TASK: Repeat only the lines below from the one containing "int ggs_attach_rccl_comm(ggs_handle *h, int32_t" through the one containing "int ggs_get_exchange_provider(const ggs_handle", inclusive, exactly as written.

SUPPLIED DATA START

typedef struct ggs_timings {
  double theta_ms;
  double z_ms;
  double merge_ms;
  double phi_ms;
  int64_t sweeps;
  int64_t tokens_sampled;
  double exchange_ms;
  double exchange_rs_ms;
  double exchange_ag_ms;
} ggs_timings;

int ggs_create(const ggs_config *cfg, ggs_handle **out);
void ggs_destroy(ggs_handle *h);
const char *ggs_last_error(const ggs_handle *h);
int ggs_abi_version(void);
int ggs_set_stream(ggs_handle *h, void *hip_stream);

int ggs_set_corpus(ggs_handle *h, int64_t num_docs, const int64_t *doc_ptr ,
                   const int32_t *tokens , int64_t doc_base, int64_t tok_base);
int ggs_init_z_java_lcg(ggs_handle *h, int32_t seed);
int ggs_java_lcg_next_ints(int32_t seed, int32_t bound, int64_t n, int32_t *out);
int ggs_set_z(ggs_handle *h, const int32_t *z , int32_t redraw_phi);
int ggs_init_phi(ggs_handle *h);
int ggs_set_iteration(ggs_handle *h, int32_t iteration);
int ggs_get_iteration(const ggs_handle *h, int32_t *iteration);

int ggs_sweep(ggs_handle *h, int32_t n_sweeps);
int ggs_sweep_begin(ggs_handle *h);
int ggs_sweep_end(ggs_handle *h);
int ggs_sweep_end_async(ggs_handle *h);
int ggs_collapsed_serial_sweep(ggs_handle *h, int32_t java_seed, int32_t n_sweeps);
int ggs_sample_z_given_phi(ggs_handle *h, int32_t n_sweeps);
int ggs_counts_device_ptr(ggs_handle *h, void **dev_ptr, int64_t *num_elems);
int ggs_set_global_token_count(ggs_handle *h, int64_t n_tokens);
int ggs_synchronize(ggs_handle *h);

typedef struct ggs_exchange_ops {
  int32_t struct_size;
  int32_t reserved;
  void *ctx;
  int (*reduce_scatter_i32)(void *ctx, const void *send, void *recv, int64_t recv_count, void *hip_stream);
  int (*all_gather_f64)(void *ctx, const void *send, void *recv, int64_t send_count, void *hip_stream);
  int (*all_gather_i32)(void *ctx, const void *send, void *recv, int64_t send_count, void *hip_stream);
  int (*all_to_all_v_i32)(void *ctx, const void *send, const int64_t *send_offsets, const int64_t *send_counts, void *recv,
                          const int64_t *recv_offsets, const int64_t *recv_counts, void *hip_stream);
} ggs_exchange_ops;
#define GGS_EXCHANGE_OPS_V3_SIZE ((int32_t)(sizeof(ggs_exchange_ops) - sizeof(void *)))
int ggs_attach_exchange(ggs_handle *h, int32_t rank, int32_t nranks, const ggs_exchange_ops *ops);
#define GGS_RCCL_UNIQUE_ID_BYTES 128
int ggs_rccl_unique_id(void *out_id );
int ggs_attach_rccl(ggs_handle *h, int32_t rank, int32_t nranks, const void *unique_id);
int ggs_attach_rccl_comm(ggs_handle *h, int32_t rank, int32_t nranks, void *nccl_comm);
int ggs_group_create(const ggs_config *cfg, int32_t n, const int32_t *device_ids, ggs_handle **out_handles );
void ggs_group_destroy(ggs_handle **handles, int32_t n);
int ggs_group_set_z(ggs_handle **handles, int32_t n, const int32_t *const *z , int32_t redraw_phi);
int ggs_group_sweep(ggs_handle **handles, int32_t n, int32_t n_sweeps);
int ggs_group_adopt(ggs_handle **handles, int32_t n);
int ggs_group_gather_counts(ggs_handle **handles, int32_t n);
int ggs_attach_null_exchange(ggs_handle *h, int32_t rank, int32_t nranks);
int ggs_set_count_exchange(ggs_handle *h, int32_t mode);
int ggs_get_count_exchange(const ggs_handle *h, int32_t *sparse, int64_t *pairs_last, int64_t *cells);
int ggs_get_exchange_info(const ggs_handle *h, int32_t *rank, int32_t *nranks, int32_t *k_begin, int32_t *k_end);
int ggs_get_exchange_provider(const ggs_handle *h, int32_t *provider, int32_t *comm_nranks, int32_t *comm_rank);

SUPPLIED DATA END
SUPPLIED DATA START

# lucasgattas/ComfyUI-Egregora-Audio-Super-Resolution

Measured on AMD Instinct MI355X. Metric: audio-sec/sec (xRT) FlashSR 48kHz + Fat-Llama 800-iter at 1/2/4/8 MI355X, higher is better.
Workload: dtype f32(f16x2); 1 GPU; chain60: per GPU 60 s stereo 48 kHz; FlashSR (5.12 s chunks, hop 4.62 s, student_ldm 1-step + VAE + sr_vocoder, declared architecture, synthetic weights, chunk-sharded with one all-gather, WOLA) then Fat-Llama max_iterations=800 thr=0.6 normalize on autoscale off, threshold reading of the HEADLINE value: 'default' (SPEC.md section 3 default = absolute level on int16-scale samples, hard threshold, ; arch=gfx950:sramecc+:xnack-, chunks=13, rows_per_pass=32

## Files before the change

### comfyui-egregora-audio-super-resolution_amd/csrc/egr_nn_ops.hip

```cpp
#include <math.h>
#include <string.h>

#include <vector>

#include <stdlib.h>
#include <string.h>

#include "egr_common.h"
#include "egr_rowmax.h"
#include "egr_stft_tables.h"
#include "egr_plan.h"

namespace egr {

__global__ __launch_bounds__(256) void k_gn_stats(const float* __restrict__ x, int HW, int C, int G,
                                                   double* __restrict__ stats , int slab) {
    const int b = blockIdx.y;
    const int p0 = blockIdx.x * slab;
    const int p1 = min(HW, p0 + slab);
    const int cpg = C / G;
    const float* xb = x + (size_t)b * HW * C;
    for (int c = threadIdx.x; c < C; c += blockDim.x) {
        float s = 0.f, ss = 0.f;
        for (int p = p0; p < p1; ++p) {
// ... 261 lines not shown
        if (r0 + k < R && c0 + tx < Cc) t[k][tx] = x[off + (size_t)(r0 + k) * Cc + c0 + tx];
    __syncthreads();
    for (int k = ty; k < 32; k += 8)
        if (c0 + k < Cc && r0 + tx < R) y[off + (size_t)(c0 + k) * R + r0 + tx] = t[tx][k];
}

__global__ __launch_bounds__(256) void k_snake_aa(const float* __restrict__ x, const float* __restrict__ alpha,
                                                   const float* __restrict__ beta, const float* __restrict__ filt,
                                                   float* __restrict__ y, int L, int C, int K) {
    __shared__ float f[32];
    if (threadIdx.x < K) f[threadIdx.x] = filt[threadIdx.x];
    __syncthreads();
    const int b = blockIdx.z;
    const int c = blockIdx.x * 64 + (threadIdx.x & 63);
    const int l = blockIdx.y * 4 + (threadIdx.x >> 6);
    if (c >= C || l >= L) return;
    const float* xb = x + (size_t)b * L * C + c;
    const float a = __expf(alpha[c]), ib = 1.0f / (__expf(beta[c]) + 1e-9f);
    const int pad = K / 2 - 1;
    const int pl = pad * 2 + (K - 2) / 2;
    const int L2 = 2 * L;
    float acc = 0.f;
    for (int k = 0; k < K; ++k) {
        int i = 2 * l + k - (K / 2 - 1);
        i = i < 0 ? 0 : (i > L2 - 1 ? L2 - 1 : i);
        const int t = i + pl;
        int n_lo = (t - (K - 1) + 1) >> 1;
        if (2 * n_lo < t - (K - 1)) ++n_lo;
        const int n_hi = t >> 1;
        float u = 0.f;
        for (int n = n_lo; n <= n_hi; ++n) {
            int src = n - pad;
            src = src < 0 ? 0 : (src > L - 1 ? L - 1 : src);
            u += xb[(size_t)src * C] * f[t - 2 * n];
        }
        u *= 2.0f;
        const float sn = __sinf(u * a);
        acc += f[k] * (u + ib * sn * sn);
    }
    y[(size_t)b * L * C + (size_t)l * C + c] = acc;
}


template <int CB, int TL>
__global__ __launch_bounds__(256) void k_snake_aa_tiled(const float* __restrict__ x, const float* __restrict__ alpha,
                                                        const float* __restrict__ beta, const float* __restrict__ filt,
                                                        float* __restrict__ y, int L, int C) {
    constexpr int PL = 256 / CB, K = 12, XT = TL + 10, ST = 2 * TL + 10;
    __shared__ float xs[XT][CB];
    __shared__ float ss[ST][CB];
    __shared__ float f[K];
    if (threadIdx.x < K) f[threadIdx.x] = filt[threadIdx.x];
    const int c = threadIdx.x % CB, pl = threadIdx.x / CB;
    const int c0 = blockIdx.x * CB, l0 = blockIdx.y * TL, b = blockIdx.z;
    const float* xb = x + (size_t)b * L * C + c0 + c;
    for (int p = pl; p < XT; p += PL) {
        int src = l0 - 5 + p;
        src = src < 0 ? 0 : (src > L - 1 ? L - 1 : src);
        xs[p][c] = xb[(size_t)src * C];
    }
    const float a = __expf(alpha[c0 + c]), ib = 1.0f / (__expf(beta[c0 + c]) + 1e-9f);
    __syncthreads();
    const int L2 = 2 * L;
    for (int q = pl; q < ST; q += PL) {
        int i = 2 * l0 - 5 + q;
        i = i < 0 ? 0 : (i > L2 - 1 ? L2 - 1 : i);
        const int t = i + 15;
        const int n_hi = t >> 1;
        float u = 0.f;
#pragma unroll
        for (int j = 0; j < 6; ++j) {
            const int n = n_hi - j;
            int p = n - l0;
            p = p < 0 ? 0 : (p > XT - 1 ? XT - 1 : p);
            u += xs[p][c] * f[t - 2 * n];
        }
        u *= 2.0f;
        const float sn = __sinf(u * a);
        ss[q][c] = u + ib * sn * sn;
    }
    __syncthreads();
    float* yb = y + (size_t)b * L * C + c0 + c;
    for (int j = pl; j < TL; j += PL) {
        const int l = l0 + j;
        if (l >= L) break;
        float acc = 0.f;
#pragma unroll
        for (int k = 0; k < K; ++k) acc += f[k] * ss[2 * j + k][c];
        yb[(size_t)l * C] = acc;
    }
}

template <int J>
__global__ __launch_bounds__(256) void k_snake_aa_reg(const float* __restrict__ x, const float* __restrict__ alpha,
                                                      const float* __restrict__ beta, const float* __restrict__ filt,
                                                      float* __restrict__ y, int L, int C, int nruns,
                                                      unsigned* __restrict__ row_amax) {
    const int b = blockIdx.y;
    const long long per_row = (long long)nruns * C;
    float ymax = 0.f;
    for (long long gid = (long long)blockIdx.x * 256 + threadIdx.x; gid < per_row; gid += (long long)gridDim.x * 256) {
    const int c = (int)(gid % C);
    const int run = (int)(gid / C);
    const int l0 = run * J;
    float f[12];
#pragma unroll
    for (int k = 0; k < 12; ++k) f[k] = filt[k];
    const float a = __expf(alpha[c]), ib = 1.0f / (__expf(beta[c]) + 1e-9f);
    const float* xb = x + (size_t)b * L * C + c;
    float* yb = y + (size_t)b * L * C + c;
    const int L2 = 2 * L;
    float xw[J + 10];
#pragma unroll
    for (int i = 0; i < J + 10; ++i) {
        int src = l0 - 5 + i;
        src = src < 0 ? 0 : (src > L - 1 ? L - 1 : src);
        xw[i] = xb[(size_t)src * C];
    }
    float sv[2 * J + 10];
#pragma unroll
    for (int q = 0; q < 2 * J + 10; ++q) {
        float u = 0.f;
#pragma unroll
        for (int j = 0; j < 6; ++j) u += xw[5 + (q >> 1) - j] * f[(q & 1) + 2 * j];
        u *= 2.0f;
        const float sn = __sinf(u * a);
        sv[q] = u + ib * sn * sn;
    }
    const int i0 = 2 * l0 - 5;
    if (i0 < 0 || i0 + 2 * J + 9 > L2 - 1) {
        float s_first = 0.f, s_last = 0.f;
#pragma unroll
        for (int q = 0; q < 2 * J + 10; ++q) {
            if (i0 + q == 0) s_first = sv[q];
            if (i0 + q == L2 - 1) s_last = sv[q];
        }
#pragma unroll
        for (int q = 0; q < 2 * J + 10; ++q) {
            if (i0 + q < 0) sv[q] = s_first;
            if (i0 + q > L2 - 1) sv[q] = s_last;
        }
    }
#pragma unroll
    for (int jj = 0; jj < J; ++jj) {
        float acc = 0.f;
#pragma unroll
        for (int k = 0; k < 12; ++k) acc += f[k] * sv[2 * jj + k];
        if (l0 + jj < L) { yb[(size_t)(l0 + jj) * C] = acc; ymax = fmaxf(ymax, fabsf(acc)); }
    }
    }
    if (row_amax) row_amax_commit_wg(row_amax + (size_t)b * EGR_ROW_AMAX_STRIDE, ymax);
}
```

SUPPLIED DATA END

RESPONSE:
int ggs_attach_rccl_comm(ggs_handle *h, int32_t rank, int32_t nranks, void *nccl_comm);
int ggs_group_create(const ggs_config *cfg, int32_t n, const int32_t *device_ids, ggs_handle **out_handles );
void ggs_group_destroy(ggs_handle **handles, int32_t n);
int ggs_group_set_z(ggs_handle **handles, int32_t n, const int32_t *const *z , int32_t redraw_phi);
int ggs_group_sweep(ggs_handle **handles, int32_t n, int32_t n_sweeps);
int ggs_group_adopt(ggs_handle **handles, int32_t n);
int ggs_group_gather_counts(ggs_handle **handles, int32_t n);
int ggs_attach_null_exchange(ggs_handle *h, int32_t rank, int32_t nranks);
int ggs_set_count_exchange(ggs_handle *h, int32_t mode);
int ggs_get_count_exchange(const ggs_handle *h, int32_t *sparse, int64_t *pairs_last, int64_t *cells);
int ggs_get_exchange_info(const ggs_handle *h, int32_t *rank, int32_t *nranks, int32_t *k_begin, int32_t *k_end);
int ggs_get_exchange_provider(const ggs_handle *h, int32_t *provider, int32_t *comm_nranks, int32_t *comm_rank);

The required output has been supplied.